I never really thought about evaluating a z-transform at a particular value,
so I tied together some of the various solutions with derivations and greater
generality here:

[http://bit.ly/1WQ0Zkn](http://bit.ly/1WQ0Zkn)

------
cohomologo
He says that this is an inefficient way to generate the nth Fibonacci number,
but since it actually gives you the first n Fibonacci numbers, thats not the
fairest comparison. (Especially since the fastest methods for finding the nth
Fibonacci number don't generate all the intermediates.) Just for curiosity
sake, how does using this formula to generate all of the first n Fibonacci
numbers compare to other ways of doing that?
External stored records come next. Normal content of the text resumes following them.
__global__ __launch_bounds__(256) void larft_kernel(const float *__restrict__ S, int64_t lds_, const float *__restrict__ tau, int nb,
                                                    int nvalid, float *__restrict__ T) {
  constexpr int H = SNB / 2, LD = SNB + 1;
  __shared__ float Ss[SNB * LD], Ts[SNB * LD], Xs[H * (H + 1)], taus[SNB];
  const int tid = threadIdx.x;
  for (int idx = tid; idx < SNB * SNB; idx += 256) {
    Ss[(idx / SNB) * LD + (idx % SNB)] = S[(int64_t)(idx / SNB) * lds_ + (idx % SNB)];
    Ts[(idx / SNB) * LD + (idx % SNB)] = 0.f;
  }
  if (tid < SNB) taus[tid] = (tid < nvalid && tid < nb) ? tau[tid] : 0.f;
  __syncthreads();
  if (tid < SNB) {
    const int half = tid / H, j = tid % H;
    const float *Sb = Ss + half * (H * LD + H), *tb = taus + half * H;
    float t[H];
#pragma unroll
    for (int c = 0; c < H; ++c) t[c] = 0.f;
#pragma unroll
    for (int i = H - 1; i >= 0; --i) {
      float acc = 0.f;
#pragma unroll
      for (int c = i + 1; c < H; ++c) acc += Sb[i * LD + c] * t[c];
      t[i] = i == j ? tb[j] : (i < j ? -tb[i] * acc : 0.f);
    }
    float *Tb = Ts + half * (H * LD + H);
#pragma unroll
    for (int i = 0; i < H; ++i) Tb[i * LD + j] = t[i];
  }
  __syncthreads();
  if (tid < 64) {
    const int r = tid & 31, h = tid >> 5;
    f32x16 acc;
#pragma unroll
    for (int e = 0; e < 16; ++e) acc[e] = 0.f;
#pragma unroll 8
    for (int s2 = 0; s2 < H / 2; ++s2)
      acc = __builtin_amdgcn_mfma_f32_32x32x2f32(Ss[r * LD + H + 2 * s2 + h], Ts[(H + 2 * s2 + h) * LD + H + r], acc, 0, 0, 0);
#pragma unroll
    for (int e = 0; e < 16; ++e) Xs[((e & 3) + 8 * (e >> 2) + 4 * h) * (H + 1) + r] = acc[e];
  }
  __syncthreads();
  if (tid < 64) {
    const int r = tid & 31, h = tid >> 5;
    f32x16 acc;
#pragma unroll
    for (int e = 0; e < 16; ++e) acc[e] = 0.f;
#pragma unroll 8
    for (int s2 = 0; s2 < H / 2; ++s2)
      acc = __builtin_amdgcn_mfma_f32_32x32x2f32(Ts[r * LD + 2 * s2 + h], Xs[(2 * s2 + h) * (H + 1) + r], acc, 0, 0, 0);
#pragma unroll
    for (int e = 0; e < 16; ++e) Ts[((e & 3) + 8 * (e >> 2) + 4 * h) * LD + H + r] = -acc[e];
  }
  __syncthreads();
  for (int idx = tid; idx < SNB * SNB; idx += 256) T[idx] = Ts[(idx / SNB) * LD + (idx % SNB)];
}

__global__ __launch_bounds__(256) void sb_extract_band_kernel(const float *__restrict__ A, int64_t lda, int64_t n,
                                                              float *__restrict__ AB, int64_t ldab) {
  const int64_t idx = (int64_t)blockIdx.x * 256 + threadIdx.x;
  if (idx >= n * ldab) return;
  const int64_t i = idx / ldab;
  const int d = (int)(idx - i * ldab);
  const int64_t j = i - 2 * SNB + d;
  AB[idx] = (d >= SNB && d <= 2 * SNB && j >= 0) ? A[i * lda + j] : 0.f;
}

static size_t sy2sb_gemm_ws_bytes(int64_t n) {
  size_t m = 0;
  for (int64_t mp = 1; mp <= n; mp = mp < 4096 ? mp * 2 : mp + 4096) {
    const int64_t q = mp < n ? mp : n;
    size_t a = gemm_workspace_bytes(SNB, SNB, q, false);
    size_t b = gemm_workspace_bytes(SNB, q, q, false);
    size_t c = gemm_workspace_bytes(SNB, q, SNB, false);
    size_t d = 0, e = 0, f = 0;
    for (int g = 1; g < SGRP; ++g) {
      const size_t d1 = gemm_workspace_bytes(SNB, 2 * SNB * g + SNB, q, false), e1 = gemm_workspace_bytes(SNB, q, 2 * SNB * g, false);
      const size_t f1 = gemm_workspace_bytes(q, SNB, 2 * SNB * g, false);
      d = d1 > d ? d1 : d; e = e1 > e ? e1 : e; f = f1 > f ? f1 : f;
    }
    m = a > m ? a : m; m = b > m ? b : m; m = c > m ? c : m;
    m = d > m ? d : m; m = e > m ? e : m; m = f > m ? f : m;
    const size_t u = gemm_workspace_bytes(q, q, (int64_t)2 * SNB * SGRP, true);
    m = u > m ? u : m;
  }
  size_t a = gemm_workspace_bytes(SNB, SNB, n, false), b = gemm_workspace_bytes(SNB, n, n, false);
  m = a > m ? a : m; m = b > m ? b : m;
  return m * 2;
}

Sy2sbWs sy2sb_layout(Arena &a, int64_t n) {
  const int64_t nwg = cdiv(n, QT) + 1;
  Sy2sbWs ws;
  ws.pan = a.take<float>(n * SNB);
  ws.stackA = a.take<float>(2 * SGRP * SNB * n);
  ws.stackB = a.take<float>(2 * SGRP * SNB * n);
  ws.xt = a.take<float>(SNB * n);
  ws.G12 = a.take<float>(SNB * 2 * SNB * SGRP);
  ws.qp.u = a.take<float>(2 * nwg * SNB);
  ws.qp.diag = a.take<float>(2 * SNB);
  ws.qpw = a.take<char>(QR_PERSIST_WS_BYTES);
  ws.S = a.take<float>(SNB * SNB);
  ws.T = a.take<float>(SNB * SNB);
  ws.Y3 = a.take<float>(SNB * SNB);
  ws.S2 = a.take<float>(SNB * SNB);
  ws.tau1 = a.take<float>(n);
  ws.betas = a.take<float>(SNB);
  ws.gws_bytes = sy2sb_gemm_ws_bytes(n);
  ws.gws = a.take<char>(ws.gws_bytes);
  return ws;
}

size_t sy2sb_workspace_bytes(int64_t n) {
  Arena m;
  sy2sb_layout(m, n);
  return m.used() + 1024;
}

int sy2sb_launch(float *A, int64_t n, int64_t lda, const Sy2sbWs &ws, hipStream_t stream) {
  if (hipMemsetAsync(ws.tau1, 0, sizeof(float) * n, stream) != hipSuccess) return VIVIT_E_LAUNCH;

  const int64_t ldn = n;
  const bool rowmode = (n % 4 == 0) && (lda % 4 == 0) && (reinterpret_cast<uintptr_t>(A) & 15) == 0;
  auto factor_panel = [&](int64_t j0, float *v1, float *v2) -> int {
    const int64_t mp = n - j0 - SNB, gi0 = j0 + SNB;
    const int ncol = (int)(mp < SNB ? mp : SNB);
    const int g = (int)cdiv(mp, QT);
    if (rowmode) sb_panel_load_row_kernel<<<(unsigned)cdiv(mp, SNB), 256, 0, stream>>>(A, lda, j0, mp, ws.pan);
    else sb_panel_load_kernel<<<(unsigned)cdiv(mp * SNB, 256), 256, 0, stream>>>(A, lda, j0, mp, ws.pan);
    if (!qr_persist_launch(ws.pan, mp, ncol, ws.qpw, v1, v2, ldn, gi0, A, lda, j0, ws.tau1, ws.betas, stream))
      for (int c = -1; c < ncol; ++c)
        qr_step_kernel<<<g, 256, 0, stream>>>(ws.pan, mp, c, ncol, g, ws.qp, v1, v2, ldn, gi0, A, lda, j0, ws.tau1, ws.betas);
    sb_panel_store_kernel<<<(unsigned)cdiv(SNB * SNB, 256), 256, 0, stream>>>(A, lda, j0, mp, ws.pan, ws.betas);
    return launch_status();
  };
  auto compute_w = [&](int64_t j0, float *Vt, float *Wt, float *Wcopy, int64_t kp, const float *sAg, const float *sBg) -> int {
    const int64_t mp = n - j0 - SNB, gi0 = j0 + SNB;
    const int ncol = (int)(mp < SNB ? mp : SNB);
    float *A22 = A + gi0 * lda + gi0;
    int st;
    prof_mark(PROF_STAGE_SY2SB, stream);
    st = gemm_launch(LAY_K, LAY_M, Vt, A22, Wt, SNB, mp, mp, ldn, lda, ldn, 1.f, 0.f, false, ws.gws, ws.gws_bytes, stream);
    prof_mark(PROF_STAGE_SY2SB_PP, stream);
    if (st != VIVIT_OK) return st;
    const int64_t ldg = kp + SNB;
    st = gemm_launch(LAY_K, LAY_K, Vt, sAg, ws.G12, SNB, ldg, mp, ldn, ldn, ldg, 1.f, 0.f, false, ws.gws, ws.gws_bytes, stream);
    if (st != VIVIT_OK) return st;
    larft_kernel<<<1, 256, 0, stream>>>(ws.G12 + kp, ldg, ws.tau1 + j0, SNB, ncol, ws.T);
    if (kp > 0) {
      if (!skinny64_launch(ws.G12, ldg, sBg, ldn, Wt, ldn, mp, kp, -1.f, 1.f, stream)) {
        st = gemm_launch(LAY_K, LAY_M, ws.G12, sBg, Wt, SNB, mp, kp, ldg, ldn, ldn, -1.f, 1.f, false, ws.gws, ws.gws_bytes, stream);
        if (st != VIVIT_OK) return st;
      }
    }
    st = gemm_launch(LAY_K, LAY_K, Wt, Vt, ws.S2, SNB, SNB, mp, ldn, ldn, SNB, 1.f, 0.f, false, ws.gws, ws.gws_bytes, stream);
    if (st != VIVIT_OK) return st;
    w_coef_kernel<<<1, 256, 0, stream>>>(ws.T, ws.S2, ws.G12);
    if (Wt == Vt + (int64_t)SNB * ldn &&
        skinny64_launch(ws.G12, 2 * SNB, Vt, ldn, Wcopy, ldn, mp, 2 * SNB, 1.f, 0.f, stream))
      return hipMemcpy2DAsync(Wt, sizeof(float) * ldn, Wcopy, sizeof(float) * ldn, sizeof(float) * mp, SNB, hipMemcpyDeviceToDevice,
                              stream) == hipSuccess ? VIVIT_OK : VIVIT_E_LAUNCH;
    float *Xt = ws.xt + gi0;
    st = gemm_launch(LAY_M, LAY_M, ws.T, Wt, Xt, SNB, mp, SNB, SNB, ldn, ldn, 1.f, 0.f, false, ws.gws, ws.gws_bytes, stream);
    if (st != VIVIT_OK) return st;
    if (hipMemcpy2DAsync(Wt, sizeof(float) * ldn, Xt, sizeof(float) * ldn, sizeof(float) * mp, SNB, hipMemcpyDeviceToDevice,
                         stream) != hipSuccess)
      return VIVIT_E_LAUNCH;
    st = gemm_launch(LAY_K, LAY_M, ws.G12, Vt, Wt, SNB, mp, SNB, 2 * SNB, ldn, ldn, 1.f, 1.f, false, ws.gws, ws.gws_bytes, stream);
    if (st != VIVIT_OK) return st;
    return hipMemcpy2DAsync(Wcopy, sizeof(float) * ldn, Wt, sizeof(float) * ldn, sizeof(float) * mp, SNB, hipMemcpyDeviceToDevice,
                            stream) == hipSuccess ? VIVIT_OK : VIVIT_E_LAUNCH;
  };

  float *sA = ws.stackA, *sB = ws.stackB;
  for (int64_t j0 = 0; j0 + SNB < n;) {
    int st;
    if (hipMemsetAsync(sA, 0, sizeof(float) * 2 * SGRP * SNB * n, stream) != hipSuccess) return VIVIT_E_LAUNCH;
    if (hipMemsetAsync(sB, 0, sizeof(float) * 2 * SGRP * SNB * n, stream) != hipSuccess) return VIVIT_E_LAUNCH;
    int np = 0;
    int64_t gi_last = 0;
    for (; np < SGRP && j0 + SNB < n; ++np, j0 += SNB) {
      const int64_t gi = j0 + SNB;
      const int64_t kp = (int64_t)2 * SNB * np;
      if (np > 0) {
        const int64_t gc = gi - SNB;
        bool done = false;
        if (rowmode) {
          coef_gather_kernel<<<(unsigned)cdiv(SNB * kp, 256), 256, 0, stream>>>(sA, ldn, gc, (int)kp, ws.G12);
          done = skinny64_launch(ws.G12, kp, sB + gc, ldn, A + gc * lda + gc, lda, n - gc, kp, -1.f, 1.f, stream);
        }
        if (!done) {
          if (rowmode) return VIVIT_E_UNSUPPORTED;
          st = gemm_launch(LAY_M, LAY_M, sA + gc, sB + gc, A + gc * lda + gc, n - gc, SNB, kp, ldn, ldn, lda, -1.f, 1.f, false,
                           ws.gws, ws.gws_bytes, stream);
          if (st != VIVIT_OK) return st;
        }
      }
      float *Vrow = sA + kp * n, *Wrow = sA + (kp + SNB) * n;
      st = factor_panel(j0, Vrow, sB + (kp + SNB) * n);
      if (st != VIVIT_OK) return st;
      st = compute_w(j0, Vrow + gi, Wrow + gi, sB + kp * n + gi, kp, sA + gi, sB + gi);
      if (st != VIVIT_OK) return st;
      gi_last = gi;
    }
    const int64_t mt = n - gi_last;
    prof_mark(PROF_STAGE_SY2SB, stream);
    st = gemm_launch(LAY_M, LAY_M, sA + gi_last, sB + gi_last, A + gi_last * lda + gi_last, mt, mt, (int64_t)2 * SNB * np, ldn, ldn,
                     lda, -1.f, 1.f, true, ws.gws, ws.gws_bytes, stream);
    prof_mark(PROF_STAGE_SY2SB_UPD, stream);
    if (st != VIVIT_OK) return st;
  }
  return launch_status();
}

(You get all n with the same formula by replacing the mod 2^(n+1) (or reading
the last n+1 bits) by splitting the whole integer that is generated into n+1
bit chunks.

------
oli5679
The difference equation approach (computationally fastest) can be used to
derive a elegant closed form solution that relates to the golden ratio.

Fn=(1+√5)^n−(1−√5)^n\2^n√5

This deravation is pretty accessable and if you want to show off in code tests
:)

[http://www.cut-the-knot.org/proofs/BinetFormula.shtml](http://www.cut-the-
knot.org/proofs/BinetFormula.shtml)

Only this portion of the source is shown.